Phase transition in the sample complexity of likelihood-based phylogeny inference

Reconstructing evolutionary trees from molecular sequence data is a fundamental problem in computational biology. Stochastic models of sequence evolution are closely related to spin systems that have been extensively studied in statistical physics and that connection has led to important insights on the theoretical properties of phylogenetic reconstruction algorithms as well as the development of new inference methods. Here, we study maximum likelihood, a classical statistical technique which is perhaps the most widely used in phylogenetic practice because of its superior empirical accuracy. At the theoretical level, except for its consistency, that is, the guarantee of eventual correct reconstruction as the size of the input data grows, much remains to be understood about the statistical properties of maximum likelihood in this context.

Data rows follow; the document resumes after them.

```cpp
int ioc_cluster_exchange(desire_ctx* h, size_t n_groups, bool reset_err, hipStream_t s) {
    if (!h->ws.count("hex") && (h->ws["hex"].alloc((size_t)2 * h->R * h->d.H * sizeof(float)) || h->ws["grp_cnt"].alloc(((size_t)h->R / 32 + 1) * sizeof(int)) ||
                                h->ws["ioc_err"].alloc(sizeof(int))))
        return fail(DESIRE_ERR_HIP, "hipMalloc failed for the cluster exchange buffers");
    HIPCHK(hipMemsetAsync(h->ws["grp_cnt"].p, 0, n_groups * sizeof(int), s));
    if (reset_err) HIPCHK(hipMemsetAsync(h->ws["ioc_err"].p, 0, sizeof(int), s));
    return DESIRE_OK;
}
int ioc_cluster_check(desire_ctx* h, hipStream_t s, const char* what) {
    int err = 0;
    HIPCHK(hipMemcpyAsync(&err, h->ws["ioc_err"].p, sizeof(int), hipMemcpyDeviceToHost, s));
    HIPCHK(hipStreamSynchronize(s));
    return err ? fail(DESIRE_ERR_HIP, std::string(what) + " hand-off timed out (workgroups of a group were not co-resident)") : DESIRE_OK;
}
#ifdef DESIRE_IOC_TIMING
void ioc_timing_report(const long long* dbg, const char* const* names, int n, hipStream_t s) {
    long long host[16];
    (void)hipStreamSynchronize(s); (void)hipMemcpy(host, dbg, n * sizeof(long long), hipMemcpyDeviceToHost);
    long long tot = 0; for (int k = 0; k < n; ++k) tot += host[k];
    for (int k = 0; k < n; ++k) fprintf(stderr, "[ioc timing] %-45s %12lld cyc  %5.1f%%\n", names[k], host[k], 100.0 * host[k] / (double)tot);
}
#endif

static int ioc_core(desire_handle* h, const IocView& v, hipStream_t s) {
    const desire_dims& d = h->d;
    if (h->training && d.bf16 == 1) return fail(DESIRE_ERR_STATE, "bf16 operands are inference-only");
    IocArgs a{};
    a.Y = v.Y; a.score = v.score; a.Hx = v.Hx; a.ldhx = 2 * d.H; a.p_last = v.p_last; a.valid = v.valid;
    a.R = (int)v.R; a.K = d.K; a.mno = v.mno; a.H = d.H; a.T = d.T_pred; a.iters = d.iters;
    a.C = d.C; a.Gh = d.Gh; a.Gw = d.Gw; a.E_v = d.E_v; a.G = d.grid_size; a.nb_w = d.nb_w; a.nb_h = d.nb_h;
    a.grids = h->grids; a.grid_of_scene = v.gos; a.bin_tab = d.bin_mode == 1 ? W(h, "bin_tab") : nullptr;
    a.w_vel = D(h, "ioc/vel_w"); a.b_vel = D(h, "ioc/vel_b");
    a.Wsoc = D4(h, "ioc/Wsoc"); a.b_soc = D(h, "ioc/soc_b"); a.Wsoc_c = D4(h, "ioc/Wsoc_c");
    a.Wg = D4(h, "ioc/Wg"); a.Wc = D4(h, "ioc/Wc"); a.b_g = D(h, "ioc/gb"); a.b_c = D(h, "ioc/cb");
    a.w_score = D(h, "ioc/score_w"); a.b_score = D(h, "ioc/score_b");
    a.Wreg = D4(h, "ioc/Wreg"); a.b_reg = D(h, "ioc/reg_b"); a.NTreg = (2 * d.T_pred + 31) / 32;
    a.variant = d.ioc_form; a.gpt = v.gpt; a.ngrp = v.ngrp; a.dyn = DynCount{v.dynN, 1, 0};
    const IocPlan p = ioc_plan(d, h->training, v.mno, v.gpt, v.R, [&](int n) { return ioc_bin_split_capacity(a, n); });
    if (!p.fp32_weights()) { a.Wsoc = D4(h, "ioc/Wsoc16"); a.Wg = D4(h, "ioc/Wg16"); a.Wc = D4(h, "ioc/Wc16"); a.Wreg = D4(h, "ioc/Wreg16"); }
    if (p.cluster()) {
        if (int rc = ioc_cluster_exchange(h, (size_t)v.R / v.mno, true, s)) return rc;
        a.hex = W(h, "hex"); a.grp_cnt = static_cast<int*>(h->ws["grp_cnt"].p); a.err = static_cast<int*>(h->ws["ioc_err"].p);
    }
    if (p.nspl > 1) {
        const size_t tiles = ((size_t)v.R + 31) / 32, tiles_max = ((size_t)h->R + 31) / 32;
        if ((!h->ws.count("hex_s") || !h->ws["hex_s"].p || !h->ws["cnt_s"].p) &&
            (h->ws["hex_s"].alloc(tiles_max * 2 * 4 * 32 * d.H * sizeof(float)) || h->ws["cnt_s"].alloc(tiles_max * sizeof(int))))
            return fail(DESIRE_ERR_HIP, "hipMalloc failed for the bin-split exchange buffers");
        if (!h->host_err) {
            if (hipHostMalloc(reinterpret_cast<void**>(&h->host_err), sizeof(int), hipHostMallocMapped) != hipSuccess || !h->host_err)
                { h->host_err = nullptr; return fail(DESIRE_ERR_HIP, "hipHostMalloc failed for the bin-split error word"); }
            *h->host_err = 0;
        }
        if (*static_cast<volatile int*>(h->host_err)) {
            *h->host_err = 0;
            return fail(DESIRE_ERR_HIP, "bin-split IOC hand-off timed out in an earlier call (workgroups of a tile were not co-resident)");
        }
        launch_fill_f32(W(h, "cnt_s"), tiles, 0.f, s);
        a.hex = W(h, "hex_s"); a.grp_cnt = static_cast<int*>(h->ws["cnt_s"].p); a.err = h->host_err;
        a.nspl = p.nspl;
    }
#ifdef DESIRE_IOC_TIMING
    if (!h->ws.count("dbg")) { h->ws["dbg"].alloc(10 * sizeof(long long)); }
    a.dbg = static_cast<long long*>(h->ws["dbg"].p);
#endif
    const int passes = h->training ? d.iters : 1;
// ... 130 lines not shown
```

In particular, the best bounds on the sample complexity or sequence-length requirement of maximum likelihood, that is, the amount of data required for correct reconstruction, are exponential in the number, n, of tips—far from known lower bounds based on information-theoretic arguments. Here we close the gap by proving a new upper bound on the sequence-length requirement of maximum likelihood that matches up to constants the known lower bound for some standard models of evolution. More specifically, for the r-state symmetric model of sequence evolution on a binary phylogeny with bounded edge lengths, we show that the sequence-length requirement behaves logarithmically in n when the expected amount of mutation per edge is below what is known as the Kesten-Stigum threshold. In general, the sequence-length requirement is polynomial in n. Our results imply moreover that the maximum likelihood estimator can be computed efficiently on randomly generated data provided sequences are as above. Our main technical contribution, which may be of independent interest, relates the total variation distance between the leaf state distributions of two trees with a notion of combinatorial distance between the trees. In words we show in a precise quantitative manner that the more different two evolutionary trees are, the easier it is to distinguish their output.